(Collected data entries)

────

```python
class RansacParams(ctypes.Structure):
# ... 106 lines not shown
    @classmethod
    def get(cls, device):
        import torch
        idx = device.index if isinstance(device, torch.device) else int(device)
        if idx is None:
            idx = torch.cuda.current_device()
        if idx not in cls._instances:
            cls._instances[idx] = cls(idx)
        inst = cls._instances[idx]
        stream = torch.cuda.current_stream(idx).cuda_stream
        if stream != inst.stream:
            inst.check(inst.lib.kpb_ctx_set_stream(inst.handle, c_void_p(stream)))
            inst.stream = stream
        return inst

    def check(self, rc):
        if rc != 0:
            raise KpbError(rc, self.lib.kpb_last_error(self.handle).decode())

    def sync(self):
        self.check(self.lib.kpb_sync(self.handle))

    OPT_COVIS_STORE_BYTES = 1

    def set_option(self, option: int, value: int):
        self.check(self.lib.kpb_ctx_set_option(self.handle, int(option), int(value)))

    def prof_enable(self, on: bool):
        self.check(self.lib.kpb_prof_enable(self.handle, 1 if on else 0))

    def prof_report(self):
        buf = ctypes.create_string_buffer(1 << 16)
        self.check(self.lib.kpb_prof_report(self.handle, buf, len(buf)))
        out = {}
        for line in buf.value.decode().splitlines():
            name, calls, ms = line.split()
            out[name] = (int(calls), float(ms))
        return out


def ptr(t):
    return c_void_p(t.data_ptr()) if t is not None else c_void_p(0)
```

### keypoint_bench_amd/csrc/alike.hip

```cpp
#include "conv_mfma.h"

namespace {

typedef _Float16 h8v __attribute__((ext_vector_type(8)));
typedef _Float16 h2v __attribute__((ext_vector_type(2)));
typedef float f32x4v __attribute__((ext_vector_type(4)));

__device__ __forceinline__ float relu(float v);

__device__ __forceinline__ void split4(const float4 v, uint2& hi, uint2& lo) { cm_split4(v, hi, lo); }

__device__ __forceinline__ void amax_commit(float lane_max, float* slots, int slot, int lane)
{
    const float m = cm_wave_max(lane_max);
    if (lane == 0) slots[slot] = m;
}

__global__ __launch_bounds__(256) void amax_reduce(const float* slots, int n, unsigned* out)
{
    __shared__ float s[4];
    const int b = blockIdx.x, tid = threadIdx.x;
    float m = 0.0f;
    for (int i = tid; i < n; i += 256) {
        const float v = slots[(size_t)b * n + i];
// ... 752 lines not shown

std::vector<float> pack_h16(const float* w, int CIN, const float* ds_w, float scale)
{
    const int OCT = CIN / 8, NK = 9 * OCT + (ds_w ? 1 : 0), KB = (NK + 3) / 4;
    std::vector<uint16_t> hl((size_t)KB * 2 * 64 * 8, 0);
    for (int kb = 0; kb < KB; ++kb)
        for (int l = 0; l < 64; ++l)
            for (int j = 0; j < 8; ++j) {
                const int n = l & 15, g = l >> 4, kidx = 4 * kb + g;
                float v = 0.0f;
                if (kidx < 9 * OCT) { const int tap = kidx / OCT, o = kidx - tap * OCT; v = w[((size_t)n * CIN + 8 * o + j) * 9 + tap]; }
                else if (ds_w && kidx == 9 * OCT) v = ds_w[n * 8 + j];
                v *= scale;
                _Float16 hi = (_Float16)v;
                const _Float16 lo = (_Float16)(v - (float)hi);
                memcpy(&hl[(((size_t)kb * 2 + 0) * 64 + l) * 8 + j], &hi, 2);
                memcpy(&hl[(((size_t)kb * 2 + 1) * 64 + l) * 8 + j], &lo, 2);
            }
    std::vector<float> out(hl.size() / 2);
    memcpy(out.data(), hl.data(), hl.size() * 2);
    return out;
}

constexpr int ESTRIDE = 68;

template <int CIN>
__device__ __forceinline__ void conv1x1_relu_body(const float* __restrict__ in, float* __restrict__ out, const float* __restrict__ w ,
                                                  const float* __restrict__ wsg , float* __restrict__ smap, size_t npix,
                                                  const float* __restrict__ wproj , float* __restrict__ E ,
                                                  const unsigned bx )
{
    const size_t p = (size_t)bx * 256 + threadIdx.x;
    const bool live = p < npix;
    constexpr bool STAGE_IN = CIN <= 32;
    constexpr int XP = CIN + 4;
    constexpr int WREG = STAGE_IN && 64 * XP > 16 * ESTRIDE ? 64 * XP : 16 * ESTRIDE;
    __shared__ __attribute__((aligned(16))) float wlds[4][WREG];
    float* wreg = wlds[threadIdx.x >> 6];
    float acc[16];
#pragma unroll
    for (int j = 0; j < 16; ++j) acc[j] = 0.0f;
    const float* x = in + (live ? p : 0) * CIN;
    if (STAGE_IN) {
        const int ln = threadIdx.x & 63;
        const size_t pw = (size_t)bx * 256 + (threadIdx.x >> 6) * 64;
        float4 ld[CIN / 4];
#pragma unroll
// ... 821 lines not shown
    for (int o = 0; o < co; ++o)
        for (int c = 0; c < ci; ++c) out[(size_t)c * co + o] = w[(size_t)o * ci + c];
}
float l1_rows(const float* w, int co, int per)
{
    float m = 0.0f;
    for (int o = 0; o < co; ++o) {
        double s = 0.0;
        for (int i = 0; i < per; ++i) s += std::fabs((double)w[(size_t)o * per + i]);
        m = std::max(m, (float)(s * (1.0 + 1e-6)));
    }
    return m;
}
float max_abs(const float* b, int n)
{
    float m = 0.0f;
    for (int i = 0; i < n; ++i) m = std::max(m, std::fabs(b[i]));
    return m;
}

constexpr CmForm CM_C16{.ks = 3, .s = 1, .cc = 16, .ntb = 1, .mt = 2, .wn = 2}, CM_C32{.ks = 3, .s = 1, .cc = 32, .ntb = 1, .mt = 4, .wn = 2},
                 CM_C32_1T{.ks = 3, .s = 1, .cc = 32, .ntb = 1}, CM_C16_LAT{.ks = 3, .s = 1, .cc = 16, .wpre = true},
                 CM_C32_LAT{.ks = 3, .s = 1, .cc = 32, .ntb = 1, .wpre = true}, CM_P4_LAT{.ks = 3, .s = 1, .cc = 32, .pool_in = true, .ntb = 1, .pf = 4, .wpre = true};

template <int CIN, int COUT, int POOL, bool RES, int CDS, int RPOOL, bool DSOUT = false, int TW = 32>
void launch_conv(kpb_ctx* ctx, const char* name, hipStream_t st, const ConvArgs& a, int B)
{
    constexpr int G = COUT / 16, TH = (64 / TW) * (4 / G);
    KPB_LAUNCH(ctx, name, (conv3x3_k<CIN, COUT, POOL, RES, CDS, RPOOL, true, DSOUT, TW>), dim3(cdiv(a.W, TW), cdiv(a.H, TH), B), dim3(256), 0, st, a);
}

__global__ __launch_bounds__(256) void maxpool4_nhwc(const float* __restrict__ in, float* __restrict__ out, int Ho, int Wo, int C)
{
    const int C4 = C / 4;
    const size_t i = (size_t)blockIdx.x * 256 + threadIdx.x, b = blockIdx.y;
    if (i >= (size_t)Ho * Wo * C4) return;
    const int c = (int)(i % C4) * 4;
    const size_t pix = i / C4;
    const int y = (int)(pix / Wo), x = (int)(pix - (size_t)y * Wo);
    const float* s = in + ((b * 4 * Ho + 4 * y) * (size_t)(4 * Wo) + 4 * x) * C + c;
    float4 m = *reinterpret_cast<const float4*>(s);
#pragma unroll
    for (int py = 0; py < 4; ++py)
#pragma unroll
        for (int px = 0; px < 4; ++px) {
            if (py == 0 && px == 0) continue;
            const float4 v = *reinterpret_cast<const float4*>(s + ((size_t)py * 4 * Wo + px) * C);
            m.x = fmaxf(m.x, v.x); m.y = fmaxf(m.y, v.y); m.z = fmaxf(m.z, v.z); m.w = fmaxf(m.w, v.w);
        }
    *reinterpret_cast<float4*>(out + ((b * Ho + y) * (size_t)Wo + x) * C + c) = m;
}

int AlikeNet::forward(const float* img_dev, int batch, int H_, int W_, float* score_out_dev, float* desc_out_dev)
{
    if ((H_ % 32) || (W_ % 32))
        return kpb_fail(ctx, KPB_E_INVALID, "kpb_net_forward: ALIKE needs H and W multiples of 32 (got %dx%d)", H_, W_);
    const int H = H_, W = W_;
    const size_t P = (size_t)H * W, B = batch;
    const bool h16 = conv_mfma_use_h16();
    const bool dense = desc_out_dev != nullptr;
    const int nw1 = cdiv(W, B1_TW) * cdiv(H, B1H_TH) * 4, nw2 = cdiv(W / 2, 32) * cdiv(H / 2, 8) * 4;
    const size_t n_2 = B * (P / 4) * 16, n_3 = B * (P / 64) * 32, n_4 = B * (P / 1024) * 64;
    float *p1, *t2, *x2, *t3, *x3, *t4, *x4, *r3, *r4, *t3r3, *t4r4, *p2, *p3, *S2, *S3, *S4, *E3, *E4, *wmax_x1, *wmax_a2;
    unsigned *amax_x1, *amax_a2;
    if (int rc = kpb_carve(ctx, act, [&](Arena& a) {
            auto f32 = [&](size_t n) { return h16 ? nullptr : a.take(n); };
            auto f16 = [&](size_t n) { return h16 ? a.take(n) : nullptr; };
            x1 = a.take(B * P * 8);
            p1 = a.take(B * (P / 4) * 8);
            t2 = f32(n_2); x2 = f32(n_2); a2 = a.take(n_2);
            t3 = f32(n_3); x3 = a.take(n_3); a3 = a.take(B * (P / 64) * 16);
            t4 = f32(n_4); x4 = a.take(n_4); a4 = a.take(B * (P / 1024) * 16);
            r3 = f32(n_3); r4 = f32(n_4);
            t3r3 = f16(2 * n_3);
            t4r4 = f16(2 * n_4);
            p2 = f16(n_3 / 2);
            p3 = h16 && batch >= 16 ? a.take(n_4 / 2) : nullptr;
            S2 = a.take(B * (P / 4)); S3 = a.take(B * (P / 64)); S4 = a.take(B * (P / 1024));
            E3 = dense ? a.take(B * (P / 64) * ESTRIDE) : nullptr;
            E4 = dense ? a.take(B * (P / 1024) * ESTRIDE) : nullptr;
            amax_x1 = h16 ? a.take<unsigned>(B) : nullptr;
            amax_a2 = h16 ? a.take<unsigned>(B) : nullptr;
            wmax_x1 = f16(B * nw1);
            wmax_a2 = f16(B * nw2);
        }))
        return rc;
    this->B = batch; this->H = H; this->W = W;
    hipStream_t st = ctx->stream;

    Block1Args b1{img_dev, x1, p1, k1.w1, k1.b1, k1.w2, k1.b2, H, W};
    ConvArgs c;
    if (h16) {
        Block1HArgs hb{b1, k1.w1pk, k1.w2pk, k1.inv_ws1, k1.inv_ws2, k1.l1_c1, k1.bmax_c1, wmax_x1, 0};
        KPB_LAUNCH(ctx, "alike_block1", alike_block1_h, dim3(cdiv(W, B1_TW), cdiv(H, B1H_TH), batch), dim3(256), 0, st, hb);
        KPB_LAUNCH(ctx, "amax_reduce", amax_reduce, dim3(batch), dim3(256), 0, st, wmax_x1, nw1, amax_x1);
        Block2Args b2{p1, x2, a2, S2, p2, k2.w1pk, k2.w2pk, k2.wapk, k2.b1, k2.bsum, kh.wsc + 16, H / 2, W / 2,
                      k2.inv_ws1, k2.inv_ws2, k2.inv_wsa, k2.l1_c1, k2.bmax_c1, k2.l1_c2, k2.l1_ds, k2.bmax_sum, amax_x1, wmax_a2, 1};
        KPB_LAUNCH(ctx, "alike_block2", alike_block2, dim3(cdiv(W / 2, 32), cdiv(H / 2, 8), batch), dim3(256), 0, st, b2);
        KPB_LAUNCH(ctx, "amax_reduce", amax_reduce, dim3(batch), dim3(256), 0, st, wmax_a2, nw2, amax_a2);
        auto block_h = [&](const Res& r, const float* in, float* tr, float* xo, int cin, int cout, int Hi, int Wi, bool prepooled) {
            ConvM m{.in = in, .out = tr, .wp = r.w1h, .bias = r.b1h, .Hi = prepooled ? Hi / 4 : Hi, .Wi = prepooled ? Wi / 4 : Wi,
                    .H = Hi / 4, .W = Wi / 4, .CIN = cin, .COUT = 2 * cout, .NCH = 1, .relu = 2, .nblk = cout / 32, .istride = cin, .ostride = 2 * cout,
                    .unscale = r.un1, .relu_nt = cout / 32};
            auto launch = [&](const char* prof, const CmForm& f, const ConvM& cm) {
                return launch_conv_mfma_h<CM_C16, CM_C32, CM_C32_1T, CM_C16_LAT, CM_C32_LAT, CM_P4_LAT>(ctx, prof, f, cm, batch); };
            if (batch < 16 && !prepooled) m.nblk = 2 * cout / 32;
            const CmForm f1 = !prepooled ? CM_P4_LAT : batch < 16 ? CM_C16_LAT : cin == 32 ? CM_C32 : CM_C16;
            if (int rc = launch(r.prof1.c_str(), f1, m)) return rc;
            const ConvM c2{.in = tr, .out = xo, .wp = r.w2p, .bias = r.b2p, .res = tr + cout, .Hi = Hi / 4, .Wi = Wi / 4,
                           .H = Hi / 4, .W = Wi / 4, .CIN = cout, .COUT = cout, .NCH = cout / 32, .nblk = batch < 16 ? cout / 32 : 1, .istride = 2 * cout,
                           .ostride = cout, .unscale = r.un2, .rstride = 2 * cout};
            return launch(r.prof2.c_str(), batch < 16 ? CM_C32_LAT : cout == 32 ? CM_C32_1T : CM_C32, c2);
        };
        if (int rc = block_h(blk[3], p2, t3r3, x3, 16, 32, H / 2, W / 2, true)) return rc;
        if (batch >= 16) {
            KPB_LAUNCH(ctx, "maxpool4_x3", maxpool4_nhwc, dim3((unsigned)(((size_t)(H / 32) * (W / 32) * 8 + 255) / 256), batch), dim3(256), 0, st, x3, p3, H / 32, W / 32, 32);
            if (int rc = block_h(blk[4], p3, t4r4, x4, 32, 64, H / 8, W / 8, true)) return rc;
        } else if (int rc = block_h(blk[4], x3, t4r4, x4, 32, 64, H / 8, W / 8, false))
            return rc;
    } else {
        auto conv2 = [&](const Res& r, const float* in, float* out, const float* res, int h, int w, int c) {
            const ConvM m{.in = in, .out = out, .wp = r.w2p, .bias = r.b2p, .res = res, .Hi = h, .Wi = w, .H = h, .W = w,
                          .CIN = c, .COUT = c, .NCH = c / 32, .nblk = 1, .istride = c, .ostride = c};
            return launch_conv_mfma<CmForm{.ks = 3, .s = 1, .cc = 32, .ntb = 1}, CmForm{.ks = 3, .s = 1, .cc = 32}>(
                ctx, r.prof2.c_str(), CmForm{.ks = 3, .s = 1, .cc = 32, .ntb = c / 32}, m, batch);
        };
        KPB_LAUNCH(ctx, "alike_block1", alike_block1, dim3(cdiv(W, B1_TW), cdiv(H, B1_TH), batch), dim3(256), 0, st, b1);
        c = ConvArgs{p1, t2, blk[2].w1, blk[2].b1, nullptr, nullptr, nullptr, nullptr, H / 2, W / 2};
        launch_conv<8, 16, 1, false, 4, 1>(ctx, "conv3x3_b2c1", st, c, batch);
        c = ConvArgs{t2, x2, blk[2].w2, blk[2].b2, p1, blk[2].dsw, blk[2].dsb, nullptr, H / 2, W / 2};
        launch_conv<16, 16, 1, true, 8, 1>(ctx, "conv3x3_b2c2", st, c, batch);
        c = ConvArgs{x2, t3, blk[3].w1, blk[3].b1, nullptr, blk[3].dsw, blk[3].dsb, r3, H / 8, W / 8};
        launch_conv<16, 32, 4, false, 4, 1, true, 16>(ctx, "conv3x3_b3c1", st, c, batch);
        if (int rc = conv2(blk[3], t3, x3, r3, H / 8, W / 8, 32)) return rc;
        c = ConvArgs{x3, t4, blk[4].w1, blk[4].b1, nullptr, blk[4].dsw, blk[4].dsb, r4, H / 32, W / 32};
        launch_conv<32, 64, 4, false, 4, 1, true, 16>(ctx, "conv3x3_b4c1", st, c, batch);
        if (int rc = conv2(blk[4], t4, x4, r4, H / 32, W / 32, 64)) return rc;
        KPB_LAUNCH(ctx, "conv1x1_agg2", conv1x1_relu<16>, dim3((unsigned)((B * P / 4 + 255) / 256)), dim3(256), 0, st, x2, a2, kh.agg[2], kh.wsc + 16, S2, B * P / 4, nullptr, nullptr);
    }
    if (batch < 16) {
        const AggArgs g3{x3, a3, kh.agg[3], kh.wsc + 32, S3, B * P / 64, kh.whT + 32 * 64, E3};
        const AggArgs g4{x4, a4, kh.agg[4], kh.wsc + 48, S4, B * P / 1024, kh.whT + 48 * 64, E4};
        const unsigned nb3 = (unsigned)((B * P / 64 + 255) / 256), nb4 = (unsigned)((B * P / 1024 + 255) / 256);
        KPB_LAUNCH(ctx, "conv1x1_agg34", conv1x1_relu_34, dim3(nb3 + nb4), dim3(256), 0, st, g3, g4, nb3);
    } else {
        KPB_LAUNCH(ctx, "conv1x1_agg3", conv1x1_relu<32>, dim3((unsigned)((B * P / 64 + 255) / 256)), dim3(256), 0, st, x3, a3, kh.agg[3], kh.wsc + 32, S3, B * P / 64, kh.whT + 32 * 64, E3);
        KPB_LAUNCH(ctx, "conv1x1_agg4", conv1x1_relu<64>, dim3((unsigned)((B * P / 1024 + 255) / 256)), dim3(256), 0, st, x4, a4, kh.agg[4], kh.wsc + 48, S4, B * P / 1024, kh.whT + 48 * 64, E4);
    }
    if (dense) {
        HybArgs hy{x1, a2, E3, E4, kh.agg[1], kh.whT, kh.wsc, score_out_dev, desc_out_dev, H, W, amax_x1, amax_a2, 0.f, 1.f, 1.f, nullptr, 1.f};
        const int work4 = cdiv(H, 4) * cdiv(W / 32, SEG_TILES);
        if (h16) {
            hy.l1_agg1 = kh.l1_agg1; hy.inv_ws_h = kh.inv_ws_h; hy.ws_h = 1.0f / hy.inv_ws_h;
            hy.a1h16 = kh.a1h16; hy.inv_wa = kh.inv_wa;
            if (!hp_ring_rows_ok(H, H / 2, HP_A2R) || !hp_ring_rows_ok(H, H / 8, HP_ER) || !hp_ring_rows_ok(H, H / 32, HP_ER))
                return kpb_fail(ctx, KPB_E_UNSUPPORTED, "alike head: the LDS rings cannot hold the source rows of %d row groups at height %d", HP_LA + 1, H);
            const int bands_ = cdiv(W / 32, HP_TILES), groups_ = H / 4;
            const int hp = std::max(2, std::min(30, (int)(((long long)bands_ * groups_ * batch) / 1536)));
            KPB_LAUNCH(ctx, "alike_head_dense", alike_head_f16p, dim3(cdiv(W / 32, HP_TILES) * cdiv(H / 4, hp), batch), dim3(256), 0, st, hy,
                       kh.wh16, hp);
        } else
            KPB_LAUNCH(ctx, "alike_head_dense", alike_head_hyb, dim3(work4, batch), dim3(256), 0, st, hy);
    } else {
// ... 185 lines not shown
```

────

Aim of the exercise: If a line of the entries above holds "constexpr", count it, then report the total alone.

Exercise output: 6